Historically, REITs have outperformed both private real estate and broad equity markets when central banks pause rate hikes (Figure 1). While REITs have outperformed private real estate since the Fed paused rate hikes in July 2023, they have come up short against broad equities (Figure 2). We think sticky inflation which has heightened the uncertainty around future central bank action, is part of the reason for this.
Is the historical trend starting to unfold? We think it could be.
July could be the first real glimpse into a return to normal for REIT relative performance. In July, waning inflation and compressing real rates favored listed global real estate. In the broader market, we saw a notable shift in leadership from growth stocks to value-oriented and capital-intensive sectors and listed global real estate (Figure 2). This is a sharp contrast to the prior 12 months, when REITs significantly underperformed the broader market.
Source: Federal Reserve Board; Nareit; NCREIF; FactSet. Data as of 2023:Q4. Past performance is not indicative of future results. Note: There have been 5 monetary tightening cycles since 1990. Analysis includes the first 4 cycles. The latest cycle was excluded due to the lack of data on 4 quarter results.
Admittedly, we saw a similar performance run in the fourth quarter of 2023, when REITs outperformed on expectations of rate cuts in 2024. The market clearly got ahead of itself, but we believe this run is different. 2024 has provided evidence that a Fed rate cut is on the horizon. First, other central banks are cutting, which puts pressure on the Fed. But most importantly, July’s CPI report of a 12-month inflation rate of 2.9%, the lowest level since March 2021, puts inflation closer than ever to the Fed’s long-run inflation target.
Source: D&P, Bloomberg Finance L.P. U.S. REITs represented by the FTSE NAREIT Equity REITs Index, U.S. Equities represented by the S&P 500 Index, Global REITs represented by the FTSE EPRA NAREIT Developed Index (net), Global Equities represented by MSCI ACWI Total Return (USD) Index, Global Growth - Equities represented by MSCI World Growth Net Total Return (USD) Index, Global Value - Equities represented by MSCI World Growth Net Total Return (USD) Index, Global Technology - Equities represented by MSCI ACWI Information Technology Index. Past performance not indicative of future results.

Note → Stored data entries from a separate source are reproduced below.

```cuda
extern "C" int b200gnn_gemm_wgrad_tf32x3_act_f32(const float* Y, int64_t ldx, const float* G, int64_t ldg, float* dW,
                                                 int64_t Nn, int64_t Kin, int64_t Nout, const float* scale, const float* shift,
                                                 const uint32_t* bits, float p_drop, float* workspace, void* stream) {
  if (!scale || !shift || !bits || p_drop < 0.f || p_drop >= 1.f) return B200GNN_ERR_BAD_ARG;
  wgrad::Params act{};
  act.act_scale = scale; act.act_shift = shift; act.act_bits = bits; act.act_words = (int32_t)((Kin + 31) / 32);
  act.inv_keep = p_drop > 0.f ? 1.f / (1.f - p_drop) : 1.f;
  return wgrad_launch<true>(Y, ldx, G, ldg, dW, Nn, Kin, Nout, workspace, act, stream);
}

extern "C" int b200gnn_gemm_wgrad_tf32x3_prelu_f32(const float* Z, int64_t ldz, const float* G, int64_t ldg, float* dW,
                                                   int64_t Nn, int64_t Kin, int64_t Nout, const float* slope,
                                                   const uint32_t* bits, int64_t ldbits, float p_drop, float* workspace,
                                                   void* stream) {
  if (!slope || !bits || ldbits < (Kin + 31) / 32 || ldbits >= INT32_MAX || p_drop < 0.f || p_drop >= 1.f)
    return B200GNN_ERR_BAD_ARG;
  wgrad::Params act{};
  act.act_slope = slope; act.act_bits = bits; act.act_words = (int32_t)((Kin + 31) / 32); act.act_ld = (int32_t)ldbits;
  act.inv_keep = p_drop > 0.f ? 1.f / (1.f - p_drop) : 1.f;
  return wgrad_launch<false, true>(Z, ldz, G, ldg, dW, Nn, Kin, Nout, workspace, act, stream);
}
```

efficient-gnns_b200/csrc/tc_common.cuh:

```cuda
#pragma once
#include <cuda.h>
#include <cuda_runtime.h>
#include <stdint.h>

namespace b200gnn {
namespace tc {

constexpr uint32_t TF32_MASK = 0xFFFFE000u;

__device__ __forceinline__ uint32_t smem_u32(const void* p) { return (uint32_t)__cvta_generic_to_shared(p); }

__device__ __forceinline__ void mbar_init(uint64_t* bar, uint32_t count) {
  asm volatile("mbarrier.init.shared::cta.b64 [%0], %1;" ::"r"(smem_u32(bar)), "r"(count));
}
__device__ __forceinline__ void mbar_arrive(uint64_t* bar) {
  asm volatile("mbarrier.arrive.shared::cta.b64 _, [%0];" ::"r"(smem_u32(bar)) : "memory");
}
__device__ __forceinline__ void mbar_expect_tx(uint64_t* bar, uint32_t bytes) {
  asm volatile("mbarrier.arrive.expect_tx.shared::cta.b64 _, [%0], %1;" ::"r"(smem_u32(bar)), "r"(bytes) : "memory");
}
__device__ __forceinline__ bool mbar_try_wait(uint64_t* bar, uint32_t parity) {
  uint32_t ok;
  asm volatile(
      "{\n\t"
      ".reg .pred p;\n\t"
      "mbarrier.try_wait.parity.shared::cta.b64 p, [%1], %2;\n\t"
      "selp.u32 %0, 1, 0, p;\n\t"
      "}"
      : "=r"(ok)
      : "r"(smem_u32(bar)), "r"(parity)
      : "memory");
  return ok != 0;
}
__device__ __forceinline__ void mbar_wait(uint64_t* bar, uint32_t parity) {
  while (!mbar_try_wait(bar, parity)) {}
}

__device__ __forceinline__ void tma_load_2d(const CUtensorMap* tmap, uint64_t* bar, void* dst, int c0, int c1) {
  asm volatile(
      "cp.async.bulk.tensor.2d.shared::cluster.global.mbarrier::complete_tx::bytes [%0], [%1, {%3, %4}], [%2];"
      ::"r"(smem_u32(dst)), "l"(reinterpret_cast<uint64_t>(tmap)), "r"(smem_u32(bar)), "r"(c0), "r"(c1)
      : "memory");
}

__device__ __forceinline__ uint32_t lds32(uint32_t saddr) {
  uint32_t v;
  asm volatile("ld.shared.b32 %0, [%1];" : "=r"(v) : "r"(saddr) : "memory");
  return v;
}

__device__ __forceinline__ void named_sync(uint32_t id, uint32_t count) {
  asm volatile("bar.sync %0, %1;" ::"r"(id), "r"(count) : "memory");
}

template <uint32_t N> __device__ __forceinline__ void regs_dec() { asm volatile("setmaxnreg.dec.sync.aligned.u32 %0;" ::"n"(N)); }
template <uint32_t N> __device__ __forceinline__ void regs_inc() { asm volatile("setmaxnreg.inc.sync.aligned.u32 %0;" ::"n"(N)); }

__device__ __forceinline__ uint64_t make_desc_k128(uint32_t saddr) {
  uint64_t d = 0;
  d |= (uint64_t)((saddr & 0x3FFFF) >> 4);
  d |= (uint64_t)1 << 16;
  d |= (uint64_t)(1024 >> 4) << 32;
  d |= (uint64_t)1 << 62;
  return d;
}
__device__ __forceinline__ uint32_t swz128(int r, int c) { return (uint32_t)(r * 128 + ((c ^ (r & 7)) << 4)); }

__device__ __forceinline__ void wgmma_fence() { asm volatile("wgmma.fence.sync.aligned;" ::: "memory"); }
__device__ __forceinline__ void wgmma_commit() { asm volatile("wgmma.commit_group.sync.aligned;" ::: "memory"); }
template <int N> __device__ __forceinline__ void wgmma_wait() { asm volatile("wgmma.wait_group.sync.aligned %0;" ::"n"(N) : "memory"); }
template <int R> __device__ __forceinline__ void acc_fence(float (&d)[R]) {
#pragma unroll
  for (int i = 0; i < R; ++i) asm volatile("" : "+f"(d[i])::"memory");
}

__device__ __forceinline__ void wgmma_tf32_n128_rs(float (&d)[64], const uint32_t (&a)[4], uint64_t db, uint32_t scale_d) {
  asm volatile(
      "{\n\t.reg .pred p;\n\tsetp.ne.b32 p, %69, 0;\n\t"
      "wgmma.mma_async.sync.aligned.m64n128k8.f32.tf32.tf32 {%0,%1,%2,%3,%4,%5,%6,%7,%8,%9,%10,%11,%12,%13,%14,%15,%16,%17,%18,%19,%20,%21,%22,%23,%24,%25,%26,%27,%28,%29,%30,%31,%32,%33,%34,%35,%36,%37,%38,%39,%40,%41,%42,%43,%44,%45,%46,%47,%48,%49,%50,%51,%52,%53,%54,%55,%56,%57,%58,%59,%60,%61,%62,%63}, {%64,%65,%66,%67}, %68, p, 1, 1;\n\t}"
      : "+f"(d[0]), "+f"(d[1]), "+f"(d[2]), "+f"(d[3]), "+f"(d[4]), "+f"(d[5]), "+f"(d[6]), "+f"(d[7]), "+f"(d[8]), "+f"(d[9]), "+f"(d[10]), "+f"(d[11]), "+f"(d[12]), "+f"(d[13]), "+f"(d[14]), "+f"(d[15]), "+f"(d[16]), "+f"(d[17]), "+f"(d[18]), "+f"(d[19]), "+f"(d[20]), "+f"(d[21]), "+f"(d[22]), "+f"(d[23]), "+f"(d[24]), "+f"(d[25]), "+f"(d[26]), "+f"(d[27]), "+f"(d[28]), "+f"(d[29]), "+f"(d[30]), "+f"(d[31]), "+f"(d[32]), "+f"(d[33]), "+f"(d[34]), "+f"(d[35]), "+f"(d[36]), "+f"(d[37]), "+f"(d[38]), "+f"(d[39]), "+f"(d[40]), "+f"(d[41]), "+f"(d[42]), "+f"(d[43]), "+f"(d[44]), "+f"(d[45]), "+f"(d[46]), "+f"(d[47]), "+f"(d[48]), "+f"(d[49]), "+f"(d[50]), "+f"(d[51]), "+f"(d[52]), "+f"(d[53]), "+f"(d[54]), "+f"(d[55]), "+f"(d[56]), "+f"(d[57]), "+f"(d[58]), "+f"(d[59]), "+f"(d[60]), "+f"(d[61]), "+f"(d[62]), "+f"(d[63])
      : "r"(a[0]), "r"(a[1]), "r"(a[2]), "r"(a[3]), "l"(db), "r"(scale_d));
}
__device__ __forceinline__ void wgmma_tf32_n48_rs(float (&d)[24], const uint32_t (&a)[4], uint64_t db, uint32_t scale_d) {
  asm volatile(
      "{\n\t.reg .pred p;\n\tsetp.ne.b32 p, %29, 0;\n\t"
      "wgmma.mma_async.sync.aligned.m64n48k8.f32.tf32.tf32 {%0,%1,%2,%3,%4,%5,%6,%7,%8,%9,%10,%11,%12,%13,%14,%15,%16,%17,%18,%19,%20,%21,%22,%23}, {%24,%25,%26,%27}, %28, p, 1, 1;\n\t}"
      : "+f"(d[0]), "+f"(d[1]), "+f"(d[2]), "+f"(d[3]), "+f"(d[4]), "+f"(d[5]), "+f"(d[6]), "+f"(d[7]), "+f"(d[8]), "+f"(d[9]), "+f"(d[10]), "+f"(d[11]), "+f"(d[12]), "+f"(d[13]), "+f"(d[14]), "+f"(d[15]), "+f"(d[16]), "+f"(d[17]), "+f"(d[18]), "+f"(d[19]), "+f"(d[20]), "+f"(d[21]), "+f"(d[22]), "+f"(d[23])
      : "r"(a[0]), "r"(a[1]), "r"(a[2]), "r"(a[3]), "l"(db), "r"(scale_d));
}
template <int K> __device__ __forceinline__ void reg_fence(uint32_t (&r)[K][4]) {
#pragma unroll
  for (int k = 0; k < K; ++k)
#pragma unroll
    for (int i = 0; i < 4; ++i) asm volatile("" : "+r"(r[k][i])::"memory");
}

__device__ __forceinline__ uint32_t rna_tf32(float x) { return (__float_as_uint(x) + 0x1000u) & TF32_MASK; }
__device__ __forceinline__ void split1(uint32_t v, uint32_t& h, uint32_t& l) {
  h = rna_tf32(__uint_as_float(v));
  l = rna_tf32(__uint_as_float(v) - __uint_as_float(h));
}
__device__ __forceinline__ void split4(const uint4& v, uint4& h, uint4& l) {
  split1(v.x, h.x, l.x); split1(v.y, h.y, l.y); split1(v.z, h.z, l.z); split1(v.w, h.w, l.w);
}

typedef CUresult (*EncodeTiledFn)(CUtensorMap*, CUtensorMapDataType, cuuint32_t, void*, const cuuint64_t*, const cuuint64_t*,
                                  const cuuint32_t*, const cuuint32_t*, CUtensorMapInterleave, CUtensorMapSwizzle,
                                  CUtensorMapL2promotion, CUtensorMapFloatOOBfill);

inline EncodeTiledFn encode_fn() {
  static EncodeTiledFn fn = nullptr;
  if (!fn) {
    void* p = nullptr;
    cudaDriverEntryPointQueryResult q;
    if (cudaGetDriverEntryPoint("cuTensorMapEncodeTiled", &p, cudaEnableDefault, &q) == cudaSuccess &&
        q == cudaDriverEntryPointSuccess)
      fn = reinterpret_cast<EncodeTiledFn>(p);
  }
  return fn;
}

}
}
```

Before: 3.978 billion.

## Pipeline wgrad WGMMA with split accumulators and add narrow-N tile variant

Restructures the TF32x3 weight-gradient kernel so the 128-wide tile issues two n64 WGMMA groups into separate accumulators, and promotion into the fp32 sum overlaps with in-flight MMAs through wait<1>. The split of the next block is moved after the MMA issue, with triple-buffered transposed operands, so splitting overlaps tensor-core work. A TN=48 specialization with more pipeline stages is added for outputs of 48 columns or fewer, such as the logit layer, to avoid wasted N padding. The cost is more template variants and more complex wait ordering, and the 128 path drops from 5 to 4 stages.

```diff
diff --git a/efficient-gnns_b200/csrc/gemm_wgrad_tf32x3.cu b/efficient-gnns_b200/csrc/gemm_wgrad_tf32x3.cu
--- a/efficient-gnns_b200/csrc/gemm_wgrad_tf32x3.cu
+++ b/efficient-gnns_b200/csrc/gemm_wgrad_tf32x3.cu
@@ -6,19 +6,25 @@
 using namespace tc;
 
 constexpr int BKN = 32;
-constexpr int TM = 128, TN = 128;
+constexpr int TM = 128;
 constexpr int THREADS = 384;
-constexpr int STAGES = 5;
 constexpr int X_BOX = 8;
-constexpr int RAW_BYTES = BKN * (TM + TN) * 4;
-constexpr int OP_BYTES = 128 * BKN * 4;
-constexpr int T_BYTES = 2 * OP_BYTES;
 constexpr int SS_BYTES = TM / 2 * 16;
-constexpr int SMEM_BYTES = STAGES * RAW_BYTES + 2 * T_BYTES + 256 + SS_BYTES + 1024;
+constexpr int NT = 3;
+constexpr int U = 4;
+template <int TN> struct Tile {
+  static constexpr int RAW_BYTES = BKN * (TM + TN) * 4;
+  static constexpr int OP_BYTES = TN * BKN * 4;
+  static constexpr int T_BYTES = 2 * OP_BYTES;
+  static constexpr int STAGES = TN == 128 ? 4 : 8;
+  static constexpr int SMEM_BYTES = STAGES * RAW_BYTES + NT * T_BYTES + 256 + SS_BYTES + 1024;
+  static constexpr int ACC = TN == 128 ? 32 : 24;
+};
+static_assert(Tile<128>::SMEM_BYTES <= 232448, "shared memory");
+static_assert(Tile<48>::SMEM_BYTES <= 232448, "shared memory");
 constexpr int MAX_RANGES = 132;
 constexpr int64_t MAX_PARTIAL_FLOATS = (int64_t)MAX_RANGES * 256 * 256;
 constexpr int MAX_KIN = 2048, MAX_NOUT = 512;
-static_assert(SMEM_BYTES <= 232448, "shared memory");
 
 struct Params {
   float* partial;
@@ -33,15 +39,35 @@
   int32_t act_ld;
 };
 
-template <bool ACT, bool PRELU = false>
+__device__ __forceinline__ void mma(float (&d)[32], const uint32_t (&a)[4], uint64_t b, uint32_t s) { wgmma_tf32_n64_rs(d, a, b, s); }
+__device__ __forceinline__ void mma(float (&d)[24], const uint32_t (&a)[4], uint64_t b, uint32_t s) { wgmma_tf32_n48_rs(d, a, b, s); }
+
+template <int TN, int R>
+__device__ __forceinline__ void block_mma(float (&d)[R], const uint32_t (&h)[BKN / 8][4], const uint32_t (&l)[BKN / 8][4],
+                                          uint32_t sb) {
+  wgmma_fence();
+#pragma unroll
+  for (int k = 0; k < BKN / 8; ++k) {
+    const uint32_t koff = k * 32;
+    mma(d, l[k], make_desc_k128(sb + koff), k != 0);
+    mma(d, h[k], make_desc_k128(sb + Tile<TN>::OP_BYTES + koff), 1);
+  }
+#pragma unroll
+  for (int k = 0; k < BKN / 8; ++k) mma(d, h[k], make_desc_k128(sb + k * 32), 1);
+  wgmma_commit();
+}
+
+template <int TN, bool ACT, bool PRELU = false>
 __global__ void __launch_bounds__(THREADS, 1)
 wgrad_tf32x3_kernel(const __grid_constant__ CUtensorMap tmX, const __grid_constant__ CUtensorMap tmG, const Params p) {
+  using C = Tile<TN>;
+  constexpr int STAGES = C::STAGES, RAW_BYTES = C::RAW_BYTES, T_BYTES = C::T_BYTES, R = C::ACC;
   extern __shared__ uint8_t smem_raw[];
   uint8_t* smem = reinterpret_cast<uint8_t*>((reinterpret_cast<uintptr_t>(smem_raw) + 1023) & ~(uintptr_t)1023);
   uint8_t* tbuf = smem + STAGES * RAW_BYTES;
-  uint64_t* full = reinterpret_cast<uint64_t*>(tbuf + 2 * T_BYTES);
+  uint64_t* full = reinterpret_cast<uint64_t*>(tbuf + NT * T_BYTES);
   uint64_t* empty = full + STAGES;
-  float4* act_ss = reinterpret_cast<float4*>(tbuf + 2 * T_BYTES + 256);
+  float4* act_ss = reinterpret_cast<float4*>(tbuf + NT * T_BYTES + 256);
 
   const int tiles = (p.Kpad / TM) * p.n_tn;
   const int tile = (int)blockIdx.x % tiles, range = (int)blockIdx.x / tiles;
@@ -98,18 +124,26 @@
     if (kb0 < kb1) wnext = act_word(kb0);
     named_sync(1, 256);
   }
-  float acc[64], sum[64];
-#pragma unroll
-  for (int i = 0; i < 64; ++i) sum[i] = acc[i] = 0.f;
+  float acc0[R], acc1[R], sum[TN / 2];
+#pragma unroll
+  for (int i = 0; i < R; ++i) acc0[i] = acc1[i] = 0.f;
+#pragma unroll
+  for (int i = 0; i < TN / 2; ++i) sum[i] = 0.f;
+  auto promote = [&](float (&d)[R], int off) {
+    acc_fence(d);
+#pragma unroll
+    for (int j = 0; j < R; ++j) sum[off + j] += d[j];
+  };
   uint32_t xh0[BKN / 8][4], xl0[BKN / 8][4], xh1[BKN / 8][4], xl1[BKN / 8][4];
-  int s = 0; uint32_t ph = 0;
-  auto block = [&](int i, uint32_t (&h)[BKN / 8][4], uint32_t (&l)[BKN / 8][4]) {
+  const int n = kb1 - kb0;
+  auto split = [&](int i, uint32_t (&h)[BKN / 8][4], uint32_t (&l)[BKN / 8][4]) {
     uint32_t wcur = 0u;
     if (ACT || PRELU) {
       wcur = wnext;
-      if (kb0 + i + 1 < kb1) wnext = act_word(kb0 + i + 1);
-    }
-    mbar_wait(&full[s], ph);
+      if (i + 1 < n) wnext = act_word(kb0 + i + 1);
+    }
+    const int s = i % STAGES;
+    mbar_wait(&full[s], (uint32_t)(i / STAGES) & 1u);
     float4 ss = make_float4(0.f, 0.f, 0.f, 0.f);
     int l4 = lane & 3;
     if (ACT) {
@@ -119,18 +153,21 @@
     if (PRELU) asm volatile("" : "+r"(l4));
     const uint32_t sraw = smem_u32(smem + s * RAW_BYTES);
     const float* rg = reinterpret_cast<const float*>(smem + s * RAW_BYTES + BKN * TM * 4);
-    uint8_t* T = tbuf + (i & 1) * T_BYTES;
-#pragma unroll
-    for (int u = 0; u < 4; ++u) {
+    uint8_t* T = tbuf + (i % NT) * T_BYTES;
+    constexpr int ITEMS = TN * BKN / 4;
+#pragma unroll
+    for (int u = 0; u < (ITEMS + 255) / 256; ++u) {
       const int idx = u * 256 + ct;
-      const int r = idx & 127, c = idx >> 7;
-      const float* src = rg + (4 * c) * 128 + r;
-      const uint4 v = make_uint4(__float_as_uint(src[0]), __float_as_uint(src[128]), __float_as_uint(src[256]),
-                                 __float_as_uint(src[384]));
-      uint4 hv, lv;
-      split4(v, hv, lv);
-      *reinterpret_cast<uint4*>(T + swz128(r, c)) = hv;
-      *reinterpret_cast<uint4*>(T + OP_BYTES + swz128(r, c)) = lv;
+      if (ITEMS % 256 == 0 || idx < ITEMS) {
+        const int r = idx % TN, c = idx / TN;
+        const float* src = rg + (4 * c) * TN + r;
+        const uint4 v = make_uint4(__float_as_uint(src[0]), __float_as_uint(src[TN]), __float_as_uint(src[2 * TN]),
+                                   __float_as_uint(src[3 * TN]));
+        uint4 hv, lv;
+        split4(v, hv, lv);
+        *reinterpret_cast<uint4*>(T + swz128(r, c)) = hv;
+        *reinterpret_cast<uint4*>(T + C::OP_BYTES + swz128(r, c)) = lv;
+      }
     }
 #pragma unroll
     for (int k = 0; k < BKN / 8; ++k)
@@ -152,41 +189,50 @@
       }
     asm volatile("fence.proxy.async.shared::cta;" ::: "memory");
     mbar_arrive(&empty[s]);
-    if (i > 0) {
-      wgmma_wait<0>();
-      acc_fence(acc);
-#pragma unroll
-      for (int j = 0; j < 64; ++j) sum[j] += acc[j];
-    }
+  };
+  auto step = [&](int i, const int u, const bool first) {
+    uint32_t(&h)[BKN / 8][4] = (u & 1) ? xh1 : xh0;
+    uint32_t(&l)[BKN / 8][4] = (u & 1) ? xl1 : xl0;
     named_sync(1, 256);
     reg_fence(h); reg_fence(l);
-    wgmma_fence();
-    const uint32_t sa = smem_u32(T);
-#pragma unroll
-    for (int k = 0; k < BKN / 8; ++k) {
-      const uint32_t koff = k * 32;
-      wgmma_tf32_n128_rs(acc, l[k], make_desc_k128(sa + koff), k != 0);
-      wgmma_tf32_n128_rs(acc, h[k], make_desc_k128(sa + OP_BYTES + koff), 1);
-    }
-#pragma unroll
-    for (int k = 0; k < BKN / 8; ++k) wgmma_tf32_n128_rs(acc, h[k], make_desc_k128(sa + k * 32), 1);
-    wgmma_commit();
-    if (++s == STAGES) { s = 0; ph ^= 1; }
-  };
-  for (int i = 0; i < kb1 - kb0; i += 2) {
-    block(i, xh0, xl0);
-    if (i + 1 < kb1 - kb0) block(i + 1, xh1, xl1);
-  }
-  if (kb1 > kb0) {
+    const uint32_t sa = smem_u32(tbuf + (i % NT) * T_BYTES);
+    if constexpr (TN == 128) {
+      if (!first) { wgmma_wait<1>(); promote(acc0, 0); }
+      block_mma<TN>(acc0, h, l, sa);
+      if (!first) { wgmma_wait<1>(); promote(acc1, R); }
+      block_mma<TN>(acc1, h, l, sa + 64 * 128);
+    } else {
+      block_mma<TN>((u & 1) ? acc1 : acc0, h, l, sa);
+      if (!first) { wgmma_wait<1>(); promote((u & 1) ? acc0 : acc1, 0); }
+    }
+    if (i + 1 < n) split(i + 1, (u & 1) ? xh0 : xh1, (u & 1) ? xl0 : xl1);
+  };
+  auto drain = [&](const int u) {
     wgmma_wait<0>();
-    acc_fence(acc);
-#pragma unroll
-    for (int j = 0; j < 64; ++j) sum[j] += acc[j];
-  }
+    if constexpr (TN == 128) {
+      promote(acc0, 0);
+      promote(acc1, R);
+    } else {
+      promote((u & 1) ? acc1 : acc0, 0);
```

What does this mean for REITs?
Historically, as shown in Figure 1, REITs have returned 20.9% in the 12 months after a Fed tightening cycle, outperforming both private real estate and equities. With rate cuts on the horizon, this bodes well for REIT performance. While we still expect a few bumps in the road, we expect REITs to outperform. The follow-up question could be, is there more ground to make up this time around?
This material has been prepared using sources of information generally believed to be reliable; however, its accuracy is not guaranteed. Opinions represented are subject to change and should not be considered investment advice or an offer of securities. Forward-looking statements are necessarily speculative in nature. It can be expected that some or all of the assumptions or beliefs underlying the forward-looking statements will not materialize or will vary significantly from actual results or outcomes. An increase in interest rates can cause markets to decline and certain companies and sectors may be adversely impacted. Different periods in time and longer periods may produce results that vary. Indices are not available for direct investment and do not reflect the deduction of any fees. Duff & Phelps Investment Management Co. services are not available in all jurisdictions and this material does not constitute a solicitation or offer to any person or entity in any jurisdiction or country where such distribution or use would be contrary to law or regulation. Past performance is not indicative of future results.